Our new program contains the stock CRT, minus its CRT0 module, but with a CRT0 module of our own creation. In there we remove the call to main. So there is no main anywhere!
(2) You might think you could use the runtime DLL by renaming the entry point function in your crt0.c file, and changing the entry point in the linker settings. However, the compiler is unaware of the entry point change and the DLL contains an external reference to a 'main' function which you're not providing, so it would not compile.
Generally speaking, an application needs an entry point, and main is that entry point. The fact that initialization of globals might happen before main is pretty much irrelevant. If you're writing a console or GUI app you have to have a main for it to link, and it's only good practice to have that routine be responsible for the main execution of the app rather than use other features for bizarre unintended purposes.
Well, from the perspective of the C++ standard, yes, it's still required. But I suspect your question is of a different nature than that.
I think doing it the way you're thinking about would cause too many problems though.
For example, in many environments the return value from main is given as the status result from running the program as a whole. And that would be really hard to replicate from a constructor. Some bit of code could still call exit of course, but that seems like using a goto and would skip destruction of anything on the stack. You could try to fix things up by having a special exception you threw instead in order to generate an exit code other than 0.
But then you still run into the problem of the order of execution of global constructors not being defined. That means that in any particular constructor for a global object you won't be able to make any assumptions about whether or not any other global object yet exists.
You could try to solve the constructor order problem by just saying each constructor gets its own thread, and if you want to access any other global objects you have to wait on a condition variable until they say they're constructed. That's just asking for deadlocks though, and those deadlocks would be really hard to debug. You'd also have the issue of which thread exiting with the special 'return value from the program' exception would constitute the real return value of the program as a whole.
I think those two issues are killers if you want to get rid of main.
And I can't think of a language that doesn't have some basic equivalent to main.
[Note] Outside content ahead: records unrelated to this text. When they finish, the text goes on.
# jkulhanek/wild-gaussians

Hardware: AMD Instinct MI355X
Metric: train_iters_per_s (fwd+bwd of the rasterizer, 1M Gaussians @1080p) (higher is better)
Workload: dtype f32

## Files before the change

wild-gaussians_amd/csrc/wg_sort.h:

```cpp
#pragma once
#include "wg_common.h"

namespace wg {

__device__ __forceinline__ void bitonic_ce(uint64_t* skeys, uint32_t t, uint32_t j, uint32_t k) {
    const uint32_t i = ((t & ~(j - 1)) << 1) | (t & (j - 1));
    const uint32_t l = i | j;
    const uint64_t a = skeys[i], b = skeys[l];
    const bool ascending = (i & k) == 0;
    if ((a > b) == ascending) {
        skeys[i] = b;
        skeys[l] = a;
    }
}

template <int D>
__device__ __forceinline__ uint32_t lane_xor(uint32_t v) {
    if constexpr (D == 1) return (uint32_t)__builtin_amdgcn_update_dpp(0, (int)v, 0xB1, 0xF, 0xF, false);
    else if constexpr (D == 2) return (uint32_t)__builtin_amdgcn_update_dpp(0, (int)v, 0x4E, 0xF, 0xF, false);
    else if constexpr (D == 8) return (uint32_t)__builtin_amdgcn_update_dpp(0, (int)v, 0x128, 0xF, 0xF, false);
    else if constexpr (D == 4) return (uint32_t)__builtin_amdgcn_ds_swizzle((int)v, 0x101F);
    else if constexpr (D == 16) return (uint32_t)__builtin_amdgcn_ds_swizzle((int)v, 0x401F);
    else return (uint32_t)__shfl_xor((int)v, 32);
}

template <int E>
struct SortCtx {
    uint64_t key[E];
    uint32_t t;
    uint32_t gidx;
    uint64_t* xchg;
};

__device__ __forceinline__ void keep(uint64_t& mine, uint64_t other, bool keep_min) {
    const bool other_less = other < mine;
    mine = (other_less == keep_min) ? other : mine;
}

template <int E, int K, int J>
__device__ __forceinline__ void sort_stage(SortCtx<E>& c) {
    if constexpr (J < E) {
#pragma unroll
        for (int r = 0; r < E; r++) {
            if ((r & J) == 0) {
                const bool asc = ((c.gidx + r) & K) == 0;
                uint64_t& a = c.key[r];
                uint64_t& b = c.key[r | J];
                if ((a > b) == asc) {
                    const uint64_t tmp = a;
                    a = b;
                    b = tmp;
                }
            }
        }
    } else {
        const bool asc = (c.gidx & K) == 0;
        const bool lower = (c.t & (J / E)) == 0;
        const bool keep_min = lower == asc;
        if constexpr (J < 64 * E) {
#pragma unroll
            for (int r = 0; r < E; r++) {
                const uint32_t lo = lane_xor<J / E>((uint32_t)c.key[r]);
                const uint32_t hi = lane_xor<J / E>((uint32_t)(c.key[r] >> 32));
                keep(c.key[r], ((uint64_t)hi << 32) | lo, keep_min);
            }
        } else {
#ifndef WG_SORT_XCHG_TRANSPOSED
#define WG_SORT_XCHG_TRANSPOSED 1
#endif
            constexpr uint32_t RS = WG_SORT_XCHG_TRANSPOSED ? 256u : 1u, TS = WG_SORT_XCHG_TRANSPOSED ? 1u : (uint32_t)E;
            uint64_t* mine = c.xchg + TS * c.t;
#pragma unroll
            for (int r = 0; r < E; r++) mine[RS * r] = c.key[r];
            __syncthreads();
            const uint64_t* theirs = c.xchg + TS * (c.t ^ (J / E));
            uint64_t other[E];
#pragma unroll
            for (int r = 0; r < E; r++) other[r] = theirs[RS * r];
            __syncthreads();
#pragma unroll
            for (int r = 0; r < E; r++) keep(c.key[r], other[r], keep_min);
        }
    }
}

template <int E, int K, int J>
__device__ __forceinline__ void sort_stages(SortCtx<E>& c) {
    sort_stage<E, K, J>(c);
    if constexpr (J > 1) sort_stages<E, K, J / 2>(c);
}

template <int E, int K>
__device__ __forceinline__ void sort_levels(SortCtx<E>& c, uint32_t kmax) {
    if constexpr (K > 2) sort_levels<E, K / 2>(c, kmax);
    if (K <= kmax) sort_stages<E, K, K / 2>(c);
}

template <int E>
__device__ __forceinline__ void tile_sort_body(uint64_t* skeys, uint32_t n, const uint32_t* src, const float* __restrict__ depths,
                                               uint32_t* dst, uint32_t id_mask) {
    uint32_t np2 = E;
    while (np2 < n) np2 <<= 1;
    SortCtx<E> c;
    c.t = threadIdx.x;
    c.gidx = E * threadIdx.x;
    c.xchg = skeys;
#pragma unroll
    for (int r = 0; r < E; r++) {
        const uint32_t i = c.gidx + r;
        uint64_t key = ~0ull;
        if (i < n) {
            const uint32_t id = src[i] & id_mask;
            key = ((uint64_t)__float_as_uint(depths[id]) << 32) | id;
        }
        c.key[r] = key;
    }
    __syncthreads();
    sort_levels<E, 256 * E>(c, np2);
    __syncthreads();
#pragma unroll
    for (int r = 0; r < E; r++)
        if (c.gidx + r < n) dst[c.gidx + r] = (uint32_t)c.key[r];
}

__device__ __forceinline__ uint64_t depth_key(const float* __restrict__ depths, uint32_t id) {
    return ((uint64_t)__float_as_uint(depths[id]) << 32) | id;
}

__device__ __forceinline__ uint32_t depth_code(uint32_t depth_bits, uint32_t cb) {
    const uint32_t near_bits = 0x3E4CCCCDu;
    if (cb == 0u || depth_bits <= near_bits) return 0u;
    return min((1u << cb) - 1u, (depth_bits - near_bits) >> (27u - cb));
}
__device__ __forceinline__ uint32_t code_bits_of(uint32_t id_mask) { return 32u - (uint32_t)__builtin_popcount(id_mask); }
constexpr int MIN_ID_BITS = 20, MAX_ID_BITS_CODED = 24;

constexpr uint32_t FRONT_CAP = 2048;

struct SelectScratch {
    uint64_t sample[256];
    uint64_t sorted[256];
    uint32_t ids[FRONT_CAP];
    uint32_t count;
    uint32_t nvalid;
};

__device__ __forceinline__ uint32_t extract_pass(const uint32_t* __restrict__ bag, uint32_t n, const float* __restrict__ depths, uint64_t lo,
                                                 uint64_t thr, uint32_t cap, uint32_t id_mask, SelectScratch& sc) {
    const uint32_t tid = threadIdx.x;
    const uint32_t cb = code_bits_of(id_mask);
    const bool coded = cb != 0u;
    const uint32_t code_shift = coded ? 32u - cb : 0u;
    const int c_lo = lo == 0ull ? -1 : (int)depth_code((uint32_t)(lo >> 32), cb);
    const int c_hi = thr == ~0ull ? (1 << 16) : (int)depth_code((uint32_t)(thr >> 32), cb);
    __syncthreads();
    if (tid == 0) sc.count = 0;
    __syncthreads();
    constexpr uint32_t U = 8;
    for (uint32_t base = 0; base < n; base += 256 * U) {
        uint32_t id[U];
        uint32_t inside = 0;
        uint64_t key[U];
#pragma unroll
        for (uint32_t u = 0; u < U; u++) {
            const uint32_t i = base + u * 256 + tid;
            uint32_t e = 0u;
            bool valid = false;
            if (i < n) { e = bag[i]; valid = true; }
            id[u] = e & id_mask;
            const int c = (int)(e >> code_shift);
            const bool sure = valid && coded && c > c_lo && c < c_hi;
            const bool maybe = valid && (!coded || c == c_lo || c == c_hi);
            if (sure) inside |= 1u << u;
            key[u] = maybe ? depth_key(depths, id[u]) : 0ull;
        }
#pragma unroll
        for (uint32_t u = 0; u < U; u++) {
            if (base + u * 256 >= n) break;
            const bool in = ((inside >> u) & 1u) || (key[u] > lo && key[u] <= thr);
            const uint64_t m = __ballot(in);
            if (m != 0ull) {
                const int leader = __builtin_ctzll(m);
                uint32_t wbase = 0;
                if ((int)(tid & 63) == leader) wbase = atomicAdd(&sc.count, (uint32_t)__builtin_popcountll(m));
                wbase = (uint32_t)__builtin_amdgcn_readlane((int)wbase, leader);
                const uint32_t pos = wbase + __builtin_amdgcn_mbcnt_hi((uint32_t)(m >> 32), __builtin_amdgcn_mbcnt_lo((uint32_t)m, 0u));
                if (in && pos < cap) sc.ids[pos] = id[u];
            }
        }
    }
    __syncthreads();
    return sc.count;
}

__device__ __forceinline__ uint32_t extract_front(const uint32_t* __restrict__ bag, uint32_t n, const float* __restrict__ depths, uint64_t lo,
                                                  uint32_t remaining, uint32_t target, uint32_t cap, uint32_t id_mask, SelectScratch& sc) {
    const uint32_t tid = threadIdx.x;
    if (remaining <= cap) return extract_pass(bag, n, depths, lo, ~0ull, cap, id_mask, sc);
    const uint64_t mine = depth_key(depths, bag[(uint32_t)(((uint64_t)tid * n) >> 8)] & id_mask);
    const bool valid = mine > lo;
    __syncthreads();
    sc.sample[tid] = valid ? mine : ~0ull;
    if (tid == 0) sc.nvalid = 0;
    __syncthreads();
    if (valid) atomicAdd(&sc.nvalid, 1u);
    if (tid < 64) {
        SortCtx<4> c;
        c.t = tid;
        c.gidx = 4 * tid;
        c.xchg = nullptr;
#pragma unroll
        for (int r = 0; r < 4; r++) c.key[r] = sc.sample[4 * tid + r];
        sort_levels<4, 256>(c, 256u);
#pragma unroll
        for (int r = 0; r < 4; r++) sc.sorted[4 * tid + r] = c.key[r];
    }
    __syncthreads();
    const uint32_t k = sc.nvalid;
    for (;;) {
        uint64_t thr;
        if (k > 0 && target > 0) {
            thr = sc.sorted[min(k - 1, (uint32_t)(((uint64_t)k * target) / remaining))];
        } else {
            uint64_t best = ~0ull;
            for (uint32_t i = tid; i < n; i += 256) {
                const uint64_t key = depth_key(depths, bag[i] & id_mask);
                if (key > lo) best = min(best, key);
            }
            __syncthreads();
            sc.sample[tid] = best;
            __syncthreads();
            for (uint32_t j = 0; j < 256; j++) best = min(best, sc.sample[j]);
            thr = best;
        }
        const uint32_t F = extract_pass(bag, n, depths, lo, thr, cap, id_mask, sc);
        if (F <= cap) return F;
        target >>= 1;
    }
}

}
```

Baseline: 1086.

## Use wave-uniform ballot masks for bitonic compare-exchange direction and batch key loads

Rewrites the per-tile bitonic sort's compare-exchange so that swap and keep decisions are computed as 64-bit wave ballots XORed with compile-time or wave-uniform lane masks, then applied via inverse ballot in batches of up to four. The aim is to replace per-lane direction arithmetic and divergent selects with scalar-mask operations. It also switches DPP lane swaps to mov_dpp with bound_ctrl, and restructures the initial key gather so that all id loads are issued before the depth loads. The added complexity risks higher SGPR pressure and subtle correctness issues in the direction masks.

Result: no change. 1093 (median of 6 runs) (+0.6%).

```diff
diff --git a/wild-gaussians_amd/csrc/wg_sort.h b/wild-gaussians_amd/csrc/wg_sort.h
--- a/wild-gaussians_amd/csrc/wg_sort.h
+++ b/wild-gaussians_amd/csrc/wg_sort.h
@@ -16,9 +16,9 @@
 
 template <int D>
 __device__ __forceinline__ uint32_t lane_xor(uint32_t v) {
-    if constexpr (D == 1) return (uint32_t)__builtin_amdgcn_update_dpp(0, (int)v, 0xB1, 0xF, 0xF, false);
-    else if constexpr (D == 2) return (uint32_t)__builtin_amdgcn_update_dpp(0, (int)v, 0x4E, 0xF, 0xF, false);
-    else if constexpr (D == 8) return (uint32_t)__builtin_amdgcn_update_dpp(0, (int)v, 0x128, 0xF, 0xF, false);
+    if constexpr (D == 1) return (uint32_t)__builtin_amdgcn_mov_dpp((int)v, 0xB1, 0xF, 0xF, true);
+    else if constexpr (D == 2) return (uint32_t)__builtin_amdgcn_mov_dpp((int)v, 0x4E, 0xF, 0xF, true);
+    else if constexpr (D == 8) return (uint32_t)__builtin_amdgcn_mov_dpp((int)v, 0x128, 0xF, 0xF, true);
     else if constexpr (D == 4) return (uint32_t)__builtin_amdgcn_ds_swizzle((int)v, 0x101F);
     else if constexpr (D == 16) return (uint32_t)__builtin_amdgcn_ds_swizzle((int)v, 0x401F);
     else return (uint32_t)__shfl_xor((int)v, 32);
@@ -28,41 +28,83 @@
 struct SortCtx {
     uint64_t key[E];
     uint32_t t;
+    uint32_t wave;
     uint32_t gidx;
     uint64_t* xchg;
 };
 
-__device__ __forceinline__ void keep(uint64_t& mine, uint64_t other, bool keep_min) {
-    const bool other_less = other < mine;
-    mine = (other_less == keep_min) ? other : mine;
+template <int E>
+__device__ __forceinline__ void sort_ctx_init(SortCtx<E>& c, uint64_t* xchg) {
+    c.t = threadIdx.x;
+    c.wave = (uint32_t)__builtin_amdgcn_readfirstlane((int)(threadIdx.x >> 6));
+    c.gidx = E * threadIdx.x;
+    c.xchg = xchg;
+}
+
+constexpr uint64_t lanes_with_bit_clear(uint32_t b) {
+    uint64_t m = 0;
+    for (uint32_t l = 0; l < 64; l++)
+        if ((l & b) == 0) m |= 1ull << l;
+    return m;
+}
+
+template <uint32_t B>
+__device__ __forceinline__ uint64_t thread_bit_clear_mask(uint32_t wave) {
+    if constexpr (B < 64) return lanes_with_bit_clear(B);
+    else if constexpr (B < 256) return (wave & (B / 64)) == 0 ? ~0ull : 0ull;
+    else return ~0ull;
+}
+
+template <int B>
+__device__ __forceinline__ void keep_batch(uint64_t* mine, const uint64_t* other, uint64_t keep_max_m) {
+    uint64_t take_m[B];
+#pragma unroll
+    for (int i = 0; i < B; i++) take_m[i] = __builtin_amdgcn_ballot_w64(other[i] < mine[i]) ^ keep_max_m;
+#pragma unroll
+    for (int i = 0; i < B; i++) mine[i] = __builtin_amdgcn_inverse_ballot_w64(take_m[i]) ? other[i] : mine[i];
 }
 
 template <int E, int K, int J>
 __device__ __forceinline__ void sort_stage(SortCtx<E>& c) {
+    constexpr int B = E < 4 ? E : 4;
     if constexpr (J < E) {
-#pragma unroll
-        for (int r = 0; r < E; r++) {
-            if ((r & J) == 0) {
-                const bool asc = ((c.gidx + r) & K) == 0;
-                uint64_t& a = c.key[r];
-                uint64_t& b = c.key[r | J];
-                if ((a > b) == asc) {
-                    const uint64_t tmp = a;
-                    a = b;
-                    b = tmp;
+        int first[E / 2];
+        int pairs = 0;
+#pragma unroll
+        for (int r = 0; r < E; r++)
+            if ((r & J) == 0) first[pairs++] = r;
+#pragma unroll
+        for (int g = 0; g < E / 2; g += B) {
+            uint64_t swap_m[B];
+#pragma unroll
+            for (int i = 0; i < B && g + i < E / 2; i++) {
+                const int r = first[g + i];
+                const uint64_t a = c.key[r], b = c.key[r | J];
+                if constexpr (K < E) swap_m[i] = (r & K) == 0 ? __builtin_amdgcn_ballot_w64(a > b) : __builtin_amdgcn_ballot_w64(a <= b);
+                else swap_m[i] = __builtin_amdgcn_ballot_w64(a > b) ^ ~thread_bit_clear_mask<K / E>(c.wave);
+            }
+#pragma unroll
+            for (int i = 0; i < B && g + i < E / 2; i++) {
+                const int r = first[g + i];
+                const uint64_t a = c.key[r], b = c.key[r | J];
+                const bool swap = __builtin_amdgcn_inverse_ballot_w64(swap_m[i]);
+                c.key[r] = swap ? b : a;
+                c.key[r | J] = swap ? a : b;
+            }
+        }
+    } else {
+        const uint64_t keep_max_m = thread_bit_clear_mask<J / E>(c.wave) ^ thread_bit_clear_mask<K / E>(c.wave);
+        if constexpr (J < 64 * E) {
+#pragma unroll
+            for (int g = 0; g < E; g += B) {
+                uint64_t other[B];
+#pragma unroll
+                for (int i = 0; i < B; i++) {
+                    const uint32_t lo = lane_xor<J / E>((uint32_t)c.key[g + i]);
+                    const uint32_t hi = lane_xor<J / E>((uint32_t)(c.key[g + i] >> 32));
+                    other[i] = ((uint64_t)hi << 32) | lo;
                 }
-            }
-        }
-    } else {
-        const bool asc = (c.gidx & K) == 0;
-        const bool lower = (c.t & (J / E)) == 0;
-        const bool keep_min = lower == asc;
-        if constexpr (J < 64 * E) {
-#pragma unroll
-            for (int r = 0; r < E; r++) {
-                const uint32_t lo = lane_xor<J / E>((uint32_t)c.key[r]);
-                const uint32_t hi = lane_xor<J / E>((uint32_t)(c.key[r] >> 32));
-                keep(c.key[r], ((uint64_t)hi << 32) | lo, keep_min);
+                keep_batch<B>(&c.key[g], other, keep_max_m);
             }
         } else {
 #ifndef WG_SORT_XCHG_TRANSPOSED
@@ -79,7 +121,7 @@
             for (int r = 0; r < E; r++) other[r] = theirs[RS * r];
             __syncthreads();
 #pragma unroll
-            for (int r = 0; r < E; r++) keep(c.key[r], other[r], keep_min);
+            for (int g = 0; g < E; g += B) keep_batch<B>(&c.key[g], &other[g], keep_max_m);
         }
     }
 }
@@ -102,18 +144,21 @@
     uint32_t np2 = E;
     while (np2 < n) np2 <<= 1;
     SortCtx<E> c;
-    c.t = threadIdx.x;
-    c.gidx = E * threadIdx.x;
-    c.xchg = skeys;
-#pragma unroll
-    for (int r = 0; r < E; r++) {
-        const uint32_t i = c.gidx + r;
-        uint64_t key = ~0ull;
-        if (i < n) {
-            const uint32_t id = src[i] & id_mask;
-            key = ((uint64_t)__float_as_uint(depths[id]) << 32) | id;
-        }
-        c.key[r] = key;
+    sort_ctx_init(c, skeys);
+    if (n != 0u) {
+        uint32_t id[E], depth_bits[E];
+#pragma unroll
+        for (int r = 0; r < E; r++) id[r] = src[min(c.gidx + r, n - 1u)] & id_mask;
+#pragma unroll
+        for (int r = 0; r < E; r++) depth_bits[r] = __float_as_uint(depths[id[r]]);
+#pragma unroll
+        for (int r = 0; r < E; r++) {
+            asm volatile("" : "+v"(depth_bits[r]));
+            c.key[r] = c.gidx + r < n ? ((uint64_t)depth_bits[r] << 32) | id[r] : ~0ull;
+        }
+    } else {
+#pragma unroll
+        for (int r = 0; r < E; r++) c.key[r] = ~0ull;
     }
     __syncthreads();
     sort_levels<E, 256 * E>(c, np2);
@@ -206,9 +251,7 @@
     if (valid) atomicAdd(&sc.nvalid, 1u);
     if (tid < 64) {
         SortCtx<4> c;
-        c.t = tid;
-        c.gidx = 4 * tid;
-        c.xchg = nullptr;
+        sort_ctx_init(c, nullptr);
 #pragma unroll
         for (int r = 0; r < 4; r++) c.key[r] = sc.sample[4 * tid + r];
         sort_levels<4, 256>(c, 256u);
```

In Java, for example, there is an externally supplied class name who's main static function is called. In Python, there's the __main__ module. In perl there's the script you specify on the command line.
If you have more than one global object being constructed, there is no guarantee as to which constructor will run first.
If you are building static or dynamic library code then you don't need to define main yourself, but you will still wind up running in some program that has it.
If you are coding for windows, do not do this.
Running your app entirely from within the constructor of a global object may work just fine for quite awhile, but sooner or later you will make a call to the wrong function and end up with a program that terminates without warning.
Global object constructors run during the startup of the C runtime.
The C runtime startup code runs during the DLLMain of the C runtime DLL
During DLLMain, you are holding the DLL loader lock.
Tring to load another DLL while already holding the DLL loader lock results in a swift death for your process.
Compiling your entire app into a single executable won't save you - many Win32 calls have the potential to quietly load system DLLs.
There are implementations where global objects are not possible, or where non-trivial constructors are not possible for such objects (especially in the mobile and embedded realms).